template <int U, int OP, int SPLIT, int LAYOUT, bool KEEP = false, int MODE = kRef, bool BLK = false>
__global__ void __launch_bounds__(kBlock) vvstream_kernel(VVArgs a) {
  constexpr bool FIXED = LAYOUT != 0;
  constexpr bool GAP = LAYOUT == 2;
  static_assert(!BLK || (OP == kFill && !GAP && MODE == kRef && !KEEP), "BLK: reference-mode FILL, no gaps");
  constexpr uint32_t kMinFill = BLK ? 64u : 30u;
  __shared__ u32x4 s_blk[kWavesPerBlock][BLK ? 4 : 1];
  __shared__ uint32_t s_end[kWavesPerBlock][FIXED ? 1 : kRing + kMirror];
  __shared__ __attribute__((aligned(16))) uint32_t s_pre[kWavesPerBlock][MODE == kRef ? 256 : 512];
  __shared__ uint32_t s_fld[kWavesPerBlock][OP == kFill ? 64 : 1];
  const uint32_t lane = threadIdx.x & 63;
  const uint32_t wv = static_cast<uint32_t>(__builtin_amdgcn_readfirstlane(static_cast<int>(threadIdx.x >> 6)));
  const uint64_t W = static_cast<uint64_t>(gridDim.x) * kWavesPerBlock;
  const uint32_t bid = dev::ordered_block(blockIdx.x, gridDim.x, a.order);
  const uint64_t wid = static_cast<uint64_t>(bid) * kWavesPerBlock + wv;
  const uint64_t N = a.count;
#ifdef TCPCK_PROBE
  const uint64_t t_start = a.dbg ? __builtin_amdgcn_s_memrealtime() : 0;
  uint64_t t_desc = 0, t_first = 0;
#endif
  const uint32_t S = a.stride;
  const uint32_t L = FIXED ? a.len : 0u;
  uint64_t kb, ke;
  if (FIXED || SPLIT == 1) {
    dev::count_split(wid, a.per_wave, a.rem, kb, ke);
  } else {
    const uint64_t first = a.offsets[0] - a.base;
    const uint64_t total = a.offsets[N - 1] - a.base + a.lengths[N - 1] - first;
    const uint64_t q = total / W, rm = total % W;
    dev::find_two(a.offsets, a.base, N, first + q * wid + rm * wid / W,
                  first + q * (wid + 1) + rm * (wid + 1) / W, kb, ke);
    if (wid == 0) kb = 0;
    if (wid + 1 == W) ke = N;
  }
  if (kb >= ke) return;

  uint64_t s0, s1;
  if constexpr (FIXED) {
    s0 = kb * S;
    s1 = (ke - 1) * S + L;
  } else {
    s0 = a.offsets[kb] - a.base;
    s1 = a.offsets[ke - 1] - a.base + a.lengths[ke - 1];
  }
  uint8_t *const arena = a.arena;
  const uint64_t A0 = dev::align128_rel(arena, s0);
  const uint32_t nimg = static_cast<uint32_t>(ke - kb);
  const uint32_t nv = GAP ? 2 * nimg : nimg;
  bool bad = !(s1 >= s0 && s1 - A0 < (uint64_t{1} << 31));
#ifdef TCPCK_PROBE
  if (a.dbg) t_desc = stamp_after(static_cast<uint32_t>(s1 - A0));
#endif

  auto store = [&](uint64_t k, uint32_t sum, uint64_t start) {
    const uint16_t c = dev::finish<MODE>(sum);
    if constexpr (OP == kVerify) {
      static_cast<uint8_t *>(a.out)[k] = (c == 0) ? 1 : 0;
    } else {
      if (a.out) static_cast<uint16_t *>(a.out)[k] = c;
      if (OP == kFill) *reinterpret_cast<uint16_t *>(arena + start + 28) = c;
    }
  };
  auto store_rel = [&](uint64_t k, uint32_t sum, uint32_t start_rel, __amdgpu_buffer_rsrc_t r) {
    const uint16_t c = dev::finish<MODE>(sum);
    if constexpr (OP == kVerify) {
      static_cast<uint8_t *>(a.out)[k] = (c == 0) ? 1 : 0;
    } else {
      if (a.out) static_cast<uint16_t *>(a.out)[k] = c;
      if (OP == kFill && !a.defer_field) dev::store16_field(r, start_rel + 28, c);
    }
  };

  if (!bad) {
    const uint32_t lead = static_cast<uint32_t>(s0 - A0);
    const uint32_t span = static_cast<uint32_t>(s1 - A0);
    const uint32_t nsteps = (span + 1023) >> 10;
    const uint32_t last_chunk = span > 0 ? (span - 1) >> 4 : 0;
    int64_t blo = 0, bhi = 0;
    uint32_t extent = (last_chunk + 1) << 4;
    if constexpr (BLK) {
      const uint64_t b0 = FIXED ? 0 : a.offsets[0] - a.base;
      const uint64_t b1 = FIXED ? (N - 1) * S + L : a.offsets[N - 1] - a.base + a.lengths[N - 1];
      blo = static_cast<int64_t>(b0) - static_cast<int64_t>(A0);
      bhi = static_cast<int64_t>(b1) - static_cast<int64_t>(A0);
      const int64_t want = min(static_cast<int64_t>((span + 63u) & ~63u), bhi & ~int64_t{15});
      if (want > static_cast<int64_t>(extent)) extent = static_cast<uint32_t>(want);
    }
    const auto rsrc = dev::make_rsrc(arena + A0, extent);
    auto whole = [&](uint32_t b) { return static_cast<int64_t>(b) >= blo && static_cast<int64_t>(b) + 64 <= bhi; };
    uint32_t stage_f = 0;
    auto load_step = [&](uint32_t st) -> u32x4 {
      if constexpr (KEEP) {
        typedef unsigned v4u __attribute__((ext_vector_type(4)));
        const v4u v = __builtin_amdgcn_raw_buffer_load_b128(rsrc, static_cast<int>(lane << 4), static_cast<int>(st << 10), 0);
        return u32x4{v.x, v.y, v.z, v.w};
      } else {
        return dev::load16_buf_nt(rsrc, lane << 4, st << 10);
      }
    };
    uint32_t *ring_end = s_end[wv];
    u32x4 *pre4 = reinterpret_cast<u32x4 *>(s_pre[wv]);
    const uint16_t *pre16 = reinterpret_cast<const uint16_t *>(s_pre[wv]);
    uint32_t *fld = s_fld[wv];
    if constexpr (OP == kFill) {
      fld[lane] = 0;
      __builtin_amdgcn_wave_barrier();
    }

    uint32_t carry = 0, p_last = 0, jn = 0, fj = 0;
    uint32_t e_last = lead;
    u32x4 ring[U];
#pragma unroll
    for (int u = 0; u < U; ++u) {
      if (u == 0 && a.keep_first && (lane < 8 || a.keep_first == 2)) {
        typedef unsigned v4u __attribute__((ext_vector_type(4)));
        const v4u v = __builtin_amdgcn_raw_buffer_load_b128(rsrc, static_cast<int>(lane << 4), 0, 0);
        ring[0] = u32x4{v.x, v.y, v.z, v.w};
      } else {
        ring[u] = load_step(static_cast<uint32_t>(u));
      }
    }

    const uint32_t *lens = FIXED ? nullptr : a.lengths + kb;
    auto load_round = [&](uint32_t r, uint32_t (&d)[4]) {
#pragma unroll
      for (int i = 0; i < 4; ++i) {
        const uint32_t j = r * kRound + 4 * lane + i;
        d[i] = j < nimg ? lens[j] : 0u;
      }
    };
    uint32_t loaded = FIXED ? nv : 0;
    uint32_t pos = lead;
    bool short_fill = false;
    bool al4 = (lead & 3u) == 0 && (!FIXED || ((S & 3u) == 0 && (!GAP || (L & 3u) == 0)));
    auto fill_round = [&]() {
      const uint32_t r = loaded / kRound;
      uint32_t d[4];
      load_round(r, d);
      al4 = al4 && __ballot(((d[0] | d[1] | d[2] | d[3]) & 3u) != 0) == 0;
      if constexpr (MODE == kRfc1071) {
        bad = bad || __ballot((d[0] | d[1] | d[2] | d[3]) >= (1u << 17)) != 0;
      }
      const uint32_t e1 = d[0], e2 = e1 + d[1], e3 = e2 + d[2], e4 = e3 + d[3];
      const uint32_t incl = dev::wave_inclusive_scan(e4);
      const uint32_t ex = pos + incl - e4;
      if constexpr (OP == kFill) {
        const uint32_t jb = r * kRound + 4 * lane;
        bool sh = false;
#pragma unroll
        for (int i = 0; i < 4; ++i) sh |= (jb + i < nimg) && d[i] < kMinFill;
        short_fill |= __ballot(sh) != 0;
      }
      const uint32_t jb = r * kRound + 4 * lane;
      const uint32_t v0 = jb < nimg ? ex + e1 : ~0u, v1 = jb + 1 < nimg ? ex + e2 : ~0u;
      const uint32_t v2 = jb + 2 < nimg ? ex + e3 : ~0u, v3 = jb + 3 < nimg ? ex + e4 : ~0u;
      const uint32_t si = (r * kRound) % kRing + 4 * lane;
      ring_end[si] = v0;
      ring_end[si + 1] = v1;
      ring_end[si + 2] = v2;
      ring_end[si + 3] = v3;
      if (si < kMirror) {
        ring_end[kRing + si] = v0;
        ring_end[kRing + si + 1] = v1;
        ring_end[kRing + si + 2] = v2;
        ring_end[kRing + si + 3] = v3;
      }
      pos = pos + dev::read_lane(incl, 63);
      loaded += kRound;
      if (loaded >= nimg) {
        const uint32_t sn = loaded % kRing + lane;
        ring_end[sn] = ~0u;
        if (sn < kMirror) ring_end[kRing + sn] = ~0u;
      }
      __builtin_amdgcn_wave_barrier();
    };
    if constexpr (!FIXED) {
      fill_round();
      if constexpr (OP == kFill) {
        if (nimg > kRound) {
          uint32_t sum = 0;
          bool sh = false;
          for (uint32_t j = lane; j < nimg; j += 64) {
            const uint32_t l = lens[j];
            sum += l;
            sh |= l < kMinFill || (MODE == kRfc1071 && l >= (1u << 17));
          }
          short_fill = short_fill || __ballot(sh) != 0;
          bad = bad || short_fill || lead + dev::group_sum<64>(sum) != span;
        } else {
          bad = bad || short_fill || pos != span;
        }
      }
    } else {
      if constexpr (OP == kFill) bad = L < kMinFill;
    }
    auto end_of = [&](uint32_t j) -> uint32_t {
      if constexpr (GAP) {
        return lead + (j >> 1) * S + (j & 1u) * L;
      } else if constexpr (FIXED) {
        return lead + (j + 1) * S;
      } else {
        return ring_end[j % kRing];
      }
    };
    auto ends_at = [&](uint32_t jn0) -> uint32_t {
      if constexpr (FIXED) {
        const uint32_t j = jn0 + lane;
        return j < nv ? end_of(j) : ~0u;
      } else {
        return ring_end[jn0 % kRing + lane];
      }
    };

    auto stream_run = [&](auto al4_tag) {
      constexpr bool AL4 = decltype(al4_tag)::value;
      for (uint32_t g = 0; g < nsteps && !bad; g += U) {
  #pragma unroll
        for (int u = 0; u < U; ++u) {
          const uint32_t st = g + u;
          const uint32_t sb = st << 10;
          const uint32_t c = sb + (lane << 4);
          u32x4 w = ring[u];
          const u32x4 raw = w;
          if (sb == 0 || sb + 1024 > span) {
            const int32_t lo = min(max(static_cast<int32_t>(lead) - static_cast<int32_t>(c), 0), 16);
            const int32_t hi = min(max(static_cast<int32_t>(span) - static_cast<int32_t>(c), 0), 16);
            w = dev::apply_mask(w, dev::word_mask(lo, hi));
          }
          if (!FIXED && jn + 66 > loaded && loaded < nimg) fill_round();
          uint32_t j = jn + lane;
          uint32_t e = ends_at(jn);
          if constexpr (OP == kFill) {
            const uint32_t i = fj + lane;
            uint32_t f;
            if constexpr (FIXED)
              f = lead + i * S + 28;
            else
              f = (i == 0 ? lead : (i < nimg ? end_of(i - 1) : span)) + 28;
            const bool inf = i < nimg && f < sb + 1024;
            const uint64_t bf = __ballot(inf);
            if (bf) {
              if (inf) fld[(f - sb) >> 4] = ((f & 15u) >> 1) + 1u;
              __builtin_amdgcn_wave_barrier();
              const uint32_t q = fld[lane];
              if (q) {
                fld[lane] = 0u;
                w = zero_word(w, q - 1u);
              }
              __builtin_amdgcn_wave_barrier();
              fj += static_cast<uint32_t>(__popcll(bf));
            }
          }
          const uint32_t q1 = dev::dot2_u16(w.x, 0u);
          const uint32_t q2 = dev::dot2_u16(w.y, q1);
          const uint32_t q3 = dev::dot2_u16(w.z, q2);
          const uint32_t tot = dev::dot2_u16(w.w, q3);
#ifdef TCPCK_PROBE
          if (a.dbg && st == 0) t_first = stamp_after(tot);
#endif
          const uint32_t incl = dev::wave_inclusive_scan(tot);
          bool table = false;
          for (;;) {
            const bool inb = e < sb + 1024;
            const uint64_t bal = __ballot(inb);
            if (!bal) break;
            if (!table) {
              const uint32_t p0 = carry + incl - tot;
              const uint32_t b1 = p0 + q1, b2 = p0 + q2, b3 = p0 + q3;
              if constexpr (AL4) {
                pre4[lane] = u32x4{p0, b1, b2, b3};
              } else if constexpr (MODE == kRfc1071) {
                pre4[2 * lane] = u32x4{p0, p0 + (w.x & 0xFFFFu), b1, b1 + (w.y & 0xFFFFu)};
                pre4[2 * lane + 1] = u32x4{b2, b2 + (w.z & 0xFFFFu), b3, b3 + (w.w & 0xFFFFu)};
              } else
                pre4[lane] = u32x4{__builtin_amdgcn_perm(p0 + w.x, p0, 0x05040100u),
                                   __builtin_amdgcn_perm(b1 + w.y, b1, 0x05040100u),
                                   __builtin_amdgcn_perm(b2 + w.z, b2, 0x05040100u),
// ... 17 lines not shown
                  if (a.out) static_cast<uint16_t *>(a.out)[kb + j] = c;
                  const uint32_t f = start + 28;
                  if (f >= sb) {
                    fld[(f - sb) >> 4] = 0x80000000u | (((f & 15u) >> 1) << 16) | c;
                  } else if (whole(f & ~63u)) {
                    reinterpret_cast<uint16_t *>(s_blk[wv])[(f & 63u) >> 1] = c;
                  } else {
                    dev::store16_field(rsrc, f, c);
                  }
                }
              } else if (inb && (!GAP || (j & 1u))) {
                store_rel(kb + (GAP ? j >> 1 : j), P - pprev, start, rsrc);
              }
            } else {
              if (inb && (!GAP || (j & 1u))) store(kb + (GAP ? j >> 1 : j), P - pprev, 0);
            }
            p_last = dev::read_lane(P, cnt - 1);
            e_last = dev::read_lane(e, cnt - 1);
            jn += cnt;
            if (cnt < 64) break;
            if (!FIXED && jn + 66 > loaded && loaded < nimg) fill_round();
            j = jn + lane;
            e = ends_at(jn);
          }
          if constexpr (BLK) {
            __builtin_amdgcn_wave_barrier();
            if (stage_f != 0 && stage_f < e_last) {
              if (lane < 4 && whole(stage_f & ~63u)) store16_chunk_wt(rsrc, (stage_f & ~63u) + 16 * lane, s_blk[wv][lane]);
              stage_f = 0;
            }
            const uint32_t v = fld[lane];
            const uint64_t bv = __ballot(v != 0);
            if (bv) {
              const uint32_t cb = sb + ((lane & ~3u) << 4);
              if ((bv >> (lane & ~3u)) & 0xFull) {
                if (whole(cb))
                  store16_chunk_wt(rsrc, sb + (lane << 4), v ? put_word(raw, (v >> 16) & 7u, v) : raw);
                else if (v)
                  dev::store16_field(rsrc, sb + (lane << 4) + (((v >> 16) & 7u) << 1), static_cast<uint16_t>(v));
              }
              if (v) fld[lane] = 0u;
            }
            if (jn < nv) {
              const uint32_t f = e_last + 28;
              if (f >= sb && f < sb + 1024) {
                const uint32_t cb = f & ~63u;
                if (((sb + (lane << 4)) & ~63u) == cb) s_blk[wv][lane & 3u] = raw;
                stage_f = f;
              }
            }
          }
          __builtin_amdgcn_wave_barrier();
          carry += dev::read_lane(incl, 63);
          ring[u] = load_step(st + U);
        }
      }
    };
    if (al4 && (FIXED || loaded >= nimg))
      stream_run(std::true_type{});
    else
      stream_run(std::false_type{});
    if constexpr (!FIXED) bad = bad || pos != span || loaded < nimg;
    if (BLK && !bad && jn < nv) {
      const uint16_t c = dev::finish<MODE>(carry - p_last);
      if (lane == 0 && a.out) static_cast<uint16_t *>(a.out)[kb + jn] = c;
      const uint32_t f = e_last + 28;
      if (whole(f & ~63u)) {
        if (lane == 0) reinterpret_cast<uint16_t *>(s_blk[wv])[(f & 63u) >> 1] = c;
        __builtin_amdgcn_wave_barrier();
        if (lane < 4) store16_chunk_wt(rsrc, (f & ~63u) + 16 * lane, s_blk[wv][lane]);
      } else if (lane == 0) {
        dev::store16_field(rsrc, f, c);
      }
      jn = nv - 1 == jn ? nv : jn;
    }
    if (!bad && jn < nv) {
      const uint32_t rem = nv - jn;
      for (uint32_t i = lane; i < rem; i += 64) {
        const uint32_t v = jn + i;
        if (!GAP || (v & 1u)) store_rel(kb + (GAP ? v >> 1 : v), i == 0 ? carry - p_last : 0u, i == 0 ? e_last : span, rsrc);
      }
      jn = nv;
    }
    bad = bad || jn != nv;
  }
#ifdef TCPCK_PROBE
  if (a.dbg && lane == 0) {
    uint32_t hw_id, xcc_id;
    asm volatile("s_getreg_b32 %0, hwreg(HW_REG_HW_ID)" : "=s"(hw_id));
    asm volatile("s_getreg_b32 %0, hwreg(HW_REG_XCC_ID)" : "=s"(xcc_id));
    uint64_t *d = a.dbg + 8 * wid;
    d[0] = t_start;
    d[1] = t_desc;
    d[2] = t_first;
    d[3] = __builtin_amdgcn_s_memrealtime();
    d[4] = hw_id | (static_cast<uint64_t>(xcc_id) << 32);
    d[5] = ke - kb;
    d[6] = s1 - s0;
    d[7] = 0;
  }
#endif
  if (bad) {
    for (uint64_t k = kb; k < ke; ++k) {
      const uint64_t start = FIXED ? k * S : a.offsets[k] - a.base;
      const uint32_t len = FIXED ? L : a.lengths[k];
      if (OP == kFill && len < 30) continue;
      const uint32_t sum = dev::wave_image_sum<2, MODE>(arena, start, len, OP == kFill);
      if (lane == 0) store(k, sum, start);
    }
  }
}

- [Task description]: Taking the records above, retype every line from the one with "const uint64_t t_start" down to the one with "const uint32_t nv = GAP ? 2 * nimg : nimg;", exactly and with nothing else.

- [Solution to the problem]:
  const uint64_t t_start = a.dbg ? __builtin_amdgcn_s_memrealtime() : 0;
  uint64_t t_desc = 0, t_first = 0;
#endif
  const uint32_t S = a.stride;
  const uint32_t L = FIXED ? a.len : 0u;
  uint64_t kb, ke;
  if (FIXED || SPLIT == 1) {
    dev::count_split(wid, a.per_wave, a.rem, kb, ke);
  } else {
    const uint64_t first = a.offsets[0] - a.base;
    const uint64_t total = a.offsets[N - 1] - a.base + a.lengths[N - 1] - first;
    const uint64_t q = total / W, rm = total % W;
    dev::find_two(a.offsets, a.base, N, first + q * wid + rm * wid / W,
                  first + q * (wid + 1) + rm * (wid + 1) / W, kb, ke);
    if (wid == 0) kb = 0;
    if (wid + 1 == W) ke = N;
  }
  if (kb >= ke) return;

  uint64_t s0, s1;
  if constexpr (FIXED) {
    s0 = kb * S;
    s1 = (ke - 1) * S + L;
  } else {
    s0 = a.offsets[kb] - a.base;
    s1 = a.offsets[ke - 1] - a.base + a.lengths[ke - 1];
  }
  uint8_t *const arena = a.arena;
  const uint64_t A0 = dev::align128_rel(arena, s0);
  const uint32_t nimg = static_cast<uint32_t>(ke - kb);
  const uint32_t nv = GAP ? 2 * nimg : nimg;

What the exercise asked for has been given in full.